The second call specifies a value, so the action will see
process.env.INPUT_FOO === 'bar'
But now if a malicious action inserts itself before those two actions, the first call will be vulnerable to injection:
# Yep, there's even an action to mutate the global environment: - uses: allenevans/set-env@67961d8 with: INPUT_FOO: evil - uses: owner/repo@deadf00d name: This action does not specify 'foo' # Here, foo = 'evil' - uses: owner/repo@deadf00d name: This action specifies 'foo=bar' with: foo: bar # Here, foo = 'bar'
The first call of
owner/repo will think the input
foo was set to
evil, but the second call's explicit definition will take precedence.
Unfortunately, there seems to be no defence against that kind of behaviour, as there is no way to tell if an input environment variable comes from an explicit definition or from the global environment of the workflow.
I contacted GitHub on Hacker One regarding that matter, proposing that unspecified inputs be cleared of global values, their response was as follows:
"In an effort to make the CI environment as dynamic as possible,
we've decided to allow full access to the environment and have made the
strict security barrier lie at the ability to write to the workflow file."
Because the proposed solution would break existing behaviour, an alternative could be for GitHub to define an additional environment variable that lists the specified inputs, and to make this variable not injectable from the global environment.

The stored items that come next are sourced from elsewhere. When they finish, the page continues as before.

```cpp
int launch_forward(const smh_model *m, const float *d_x, int N, float *d_out, float *d_trunk, const TrainIO *tio,
                   hipStream_t st, const ForwardOpts &opt) {
    const smh_model *pm = opt.pair;
    if (pm && opt.pair_out) {
        SMH_REQUIRE(!tio && !opt.trunk_only && d_out && opt.pair_x, "paired full forward: inference of two whole models, each to its own output");
        SMH_REQUIRE(same_trunk_geometry(m, pm) && same_head_geometry(m, pm), "paired full forward: the two models differ in geometry or head kind");
    } else if (pm) {
        SMH_REQUIRE(!tio && opt.trunk_only && d_trunk && opt.pair_x && opt.pair_trunk, "paired trunk launch: inference to the trunk taps only");
        SMH_REQUIRE(same_trunk_geometry(m, pm), "paired trunk launch: the two trunks differ in geometry");
    }
    unsigned long long *trace = g_trace ? g_trace + (g_trace_launches++ & 1) * kTraceWords : nullptr;
    ForwardPlan p;
    const int rc = plan_forward(m, N, tio != nullptr, trace != nullptr, read_forward_switches(), &p);
    if (rc) return rc;
    TcnArgs a;
    fill_args(m, N, p, &a);
    a.trace = trace;
    a.trunk_only = opt.trunk_only;
    a.from_x0 = opt.from_x0, a.x0_shift = opt.x0_shift, a.x0_T = opt.x0_T;
    a.x0_one = opt.from_x0 ? opt.x0_one : 0;
    if (const char *ev = smh::probe_env("SMH_TCN_BLOCKS")) a.n_blocks = atoi(ev);
    a.skip_heads = smh::probe_env("SMH_TCN_NOHEADS") ? 1 : 0;
    if (const char *ev = smh::probe_env("SMH_TCN_TUNE")) a.tune = atoi(ev);
    if (a.tune & 256) a.spin_limit = 1 << 10;
    if (pm) {
        a.pair_X = opt.pair_x, a.pair_W0 = pm->d_W0, a.pair_Wb = pm->d_Wb, a.pair_trunk = opt.pair_trunk;
        a.pair_status = opt.pair_out ? pm->d_status : a.status;
        if (opt.pair_out) a.pair_WhA = pm->d_WhA, a.pair_hp = pm->d_hp, a.pair_out = opt.pair_out;
    }
    const TrainIO io = tio ? *tio : TrainIO{nullptr, nullptr, nullptr, nullptr};
    return smh::launch_lds(pick_forward_kernel(tio != nullptr, p.mode, trace != nullptr), "b3mtl_forward_kernel",
                           dim3((N + p.G - 1) / p.G, pm ? 2 : 1), dim3(64 * p.nwaves), p.lds, p.lds, st, a, d_x, m->d_W0, m->d_Wb, m->d_WhA,
                           m->d_hp, d_trunk, d_out, io);
}

int dense_entry_ok(const char *name, const smh_model *m, const float *d_fv, int Tc, int shift, const void *d_work, size_t work_bytes,
                   size_t need_bytes, const float *d_out, int feat_multiple, const char *short_clip_entry) {
    SMH_REQUIRE(m && d_fv && d_work && d_out, "%s: null argument", name);
    SMH_REQUIRE((reinterpret_cast<uintptr_t>(d_work) % 16) == 0 && (reinterpret_cast<uintptr_t>(d_fv) % 16) == 0 &&
                    (reinterpret_cast<uintptr_t>(d_out) % 4) == 0,
                "%s: d_fv and d_work are read / written with 16-byte accesses and must start on 16-byte boundaries", name);
    const int W = m->cfg.patch_size, F = m->cfg.n_feat;
    if (feat_multiple == 8)
        SMH_REQUIRE(F % 8 == 0, "%s: n_feat=%d must be a multiple of 8 (two halves of whole k steps)", name, F);
    else
        SMH_REQUIRE(F % feat_multiple == 0, "%s: the per-branch n_feat=%d must be a multiple of %d (whole k steps per half)", name, F, feat_multiple);
    SMH_REQUIRE(shift >= 1 && Tc >= W, "%s: needs shift >= 1 and at least patch_size=%d frames (Tc=%d, shift=%d); "
                "shorter chunks are tiled by get_feature_patches and take %s", name, W, Tc, shift, short_clip_entry);
    SMH_REQUIRE(work_bytes >= need_bytes, "%s: workspace of %zu bytes, need %zu", name, work_bytes, need_bytes);
// ... 347 lines not shown
```

### sm_hpss_mtl_amd/csrc/smh_tcn_heads.h

```cpp
#pragma once
#include <type_traits>

#include "smh_model.h"

namespace smh_tcn {

__device__ __forceinline__ void cascaded_r(const TcnArgs &a, const float *pp, const float *bh, const float *hp, float r[2]) {
    const float *ph = hp + 2 * kCatTail;
    const float *gamma = ph, *beta = ph + 16, *mean = ph + 32, *var = ph + 48, *wo = ph + 64, *bo = wo + 2 * kHidden;
    r[0] = bo[0], r[1] = bo[1];
#pragma unroll
    for (int i = 0; i < kHidden; ++i) {
        const int o = a.n_classes + 2 * kHidden + i;
        float v = pp[o] + bh[o];
        v = (v - mean[i]) / sqrtf(var[i] + kBnEps);
        v = fmaxf(v * gamma[i] + beta[i], 0.f);
        r[0] = fmaf(v, wo[2 * i], r[0]);
        r[1] = fmaf(v, wo[2 * i + 1], r[1]);
    }
}

__device__ __forceinline__ void cascaded_head(const TcnArgs &a, const float *pp, const float *bh, const float *hp, float *orow, int h) {
    float r[2];
    cascaded_r(a, pp, bh, hp, r);
// ... 58 lines not shown
    } else if (tid >= 128 && tid < 128 + g_here) {
        const int p = tid - 128;
        float mxl = -INFINITY;
        for (int c = 0; c < a.n_classes; ++c) mxl = fmaxf(mxl, pre[p * kPS + c] + bh[c]);
        float den = 0.f;
        for (int c = 0; c < a.n_classes; ++c) den += expf(pre[p * kPS + c] + bh[c] - mxl);
        const int col = a.out_dim - a.n_classes;
        for (int c = 0; c < a.n_classes; ++c)
            out[(size_t)(n0 + p) * a.out_dim + col + c] = expf(pre[p * kPS + c] + bh[c] - mxl) / den;
    }
}

__device__ __forceinline__ void single_tail(const TcnArgs &a, const float *pre, const float *bh, float *__restrict__ out, int n0,
                                            int g_here) {
    const int p = threadIdx.x;
    if (p >= g_here) return;
    constexpr int kMaxC = 5;
    float z[kMaxC], mx = -INFINITY, den = 0.f;
#pragma unroll
    for (int c = 0; c < kMaxC; ++c) {
        z[c] = c < a.n_classes ? pre[p * kPS + c] + bh[c] : -INFINITY;
        mx = fmaxf(mx, z[c]);
    }
#pragma unroll
    for (int c = 0; c < kMaxC; ++c) {
        z[c] = c < a.n_classes ? expf(z[c] - mx) : 0.f;
        den += z[c];
    }
#pragma unroll
    for (int c = 0; c < kMaxC; ++c)
        if (c < a.n_classes) out[(size_t)(n0 + p) * a.out_dim + c] = z[c] / den;
}
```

This way, actions that want to protect themselves could read from this variable, look for suspicious input variables and decide what to do.
GitHub limiting their liability to attacks against the workflow files (a malicious maintainer modifying the workflow file in a sneaky pull request) is fair enough. However I believe there are other vectors in which an action can be compromised, without any GitHub involvement.
I think there is a market for automated action dependency analysis, where some services like Snyk can analyse workflows and report on vulnerabilities, suggest actions (pun intended) via pull requests and keep a close eye on malicious activity around GitHub Actions.